• _Task description_
For the data below, work out how many lines include the string "return" and report only the number.
===== Data for this exercise =====
int rela_amd::ffnet_forward_mode(const rela_ffnet* n, int N, const uint8_t* s_dev, const float* legal_dev, float* q_dev,
                                 void* ws, int64_t ws_bytes, void* stream_, int mode, int rows_limit) {
  RELA_CHECK(n && n->loaded, RELA_ESTATE, "rela_ffnet_forward: parameters were never loaded");
  const int max_rows = rows_limit < 0 ? n->max_rows : rows_limit;
  RELA_CHECK(N >= 1 && s_dev && legal_dev && q_dev && ws, RELA_EINVAL, "rela_ffnet_forward: bad arguments");
  RELA_CHECK(ws_bytes >= rela_ffnet_workspace_bytes(n, N), RELA_EINVAL,
             "rela_ffnet_forward: workspace of %lld bytes is too small for batch %d", (long long)ws_bytes, N);
  RELA_CHECK(((uintptr_t)s_dev & 15) == 0 && ((uintptr_t)ws & 15) == 0, RELA_EINVAL,
             "rela_ffnet_forward: s_dev and workspace must be 16-byte aligned");
  RELA_CHECK(max_rows <= 0 || N <= max_rows, RELA_EINVAL,
             "rela_ffnet_forward: batch %d on a net whose owner declared at most %d rows", N, max_rows);
  hipStream_t s = (hipStream_t)stream_;
  const FFNetWs w = ffnet_ws(ws, N);
  const FFNetDev& d = n->d;
  const char* const* names = n->prof_names ? n->prof_names : kProfActor;
  const char* name12 = n->prof_names ? "learner_fwd_conv12" : "conv12_fused";
  const FfnetPlan plan = plan_ffnet_forward(mode, n->precision, N, max_rows);
  uint32_t missing = ffnet_plan_reads(plan) & ~n->packed;
  if (missing == lay_bit(kLayBfT) && n->bft_src) {
    if (int rc = pack_one(kLayouts[kLayBfT].kind, n->bft_src, nullptr, n->d.BfT, 0, 0, kLayouts[kLayBfT].elements, s)) return rc;
    n->packed |= lay_bit(kLayBfT);
    missing = 0;
  }
  RELA_CHECK(missing == 0, RELA_ESTATE,
             "rela_ffnet_forward: %d rows in mode %d read layouts (bits 0x%x) the net's last load did not pack (row limit %d)", N,
             plan.precision, missing, n->max_rows);

  uint8_t* rec2 = static_cast<uint8_t*>(ws) + ws_records_offset(N);
  uint8_t* rec3 = rec2 + (int64_t)N * kRec2Bytes;
  TrunkOpts opts;
  opts.keep_f32 = plan.keep_f32;
  opts.leave_a3_records = !plan.unsplit_a3;
  launch_trunk(d, plan.trunk, N, s_dev, w.a1, w.a2, w.a3, rec2, rec3, opts, {names[0], names[1], names[2], name12}, s);

  const uint8_t* a3_records = reinterpret_cast<const uint8_t*>(w.a3);
// ... 8 lines not shown
    case kFcBf16SplitK:
      launch_fc_bf16_splitk(d, a3_records, fc_part_ptr(ws, w.ha, N), w.h, N, names[3], s);
      break;
    case kFcS3:
    case kFcS3SplitK: {
      ProfScope prof(names[3], s);
      note_launch("gemm_s3<fc>");
      const s3::Plan pl = s3::plan<s3::ProbFc>(N, plan.fc == kFcS3SplitK);
      if (pl.slices > 1) {
        float* part = fc_part_ptr(ws, w.ha, N);
        s3::launch<s3::ProbFc, s3::kEpiRaw>(rec3, d.Bfe, d.bf, part, N, s, pl);
        launch_fc_reduce(part, pl.slices, N, d.bf, w.h, s);
      } else {
        s3::launch<s3::ProbFc, s3::kEpiRelu>(rec3, d.Bfe, d.bf, w.h, N, s);
      }
      break;
    }
    case kFcF32SplitK: {
      float* part = fc_part_ptr(ws, w.ha, N);
      ProbFcFwd p{};
      p.M = N, p.N = 512, p.K = 3136;
      p.a3 = w.a3, p.wt = d.BfT, p.part = part;
      gemm::launch_gemm<TileFcSmall>(p, plan.fc_slices, s, names[3]);
      launch_fc_reduce(part, plan.fc_slices, N, d.bf, w.h, s);
      break;
    }
    case kFcF32Gemm: {
      ProfScope prof(names[3], s);
      note_launch("gemm_mfma<GemmFc> (f32)");
      launch_gemm_bm<GemmFc, GemmFc112>(w.a3, nullptr, d.Bf, d.bf, w.h, nullptr, nullptr, N, s);
      break;
    }
  }
  if (plan.trunk == kTrunkS3 && plan.keep_f32) unsplit_s3_a23(rec2, rec3, w.a2, w.a3, N, s);
  {
    ProfScope prof(names[4], s);
    note_launch("heads_duel");
    hipLaunchKernelGGL(heads_duel, dim3(ceil_div(N, kHeadRows)), dim3(256), 0, s, (const float*)w.h, (const float*)d.Bhp,
                       (const float*)d.bh, legal_dev, w.ha, q_dev, N, n->num_action);
  }
  RELA_LAUNCH_CHECK();
  return RELA_OK;
}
=====
• _Task answer_
2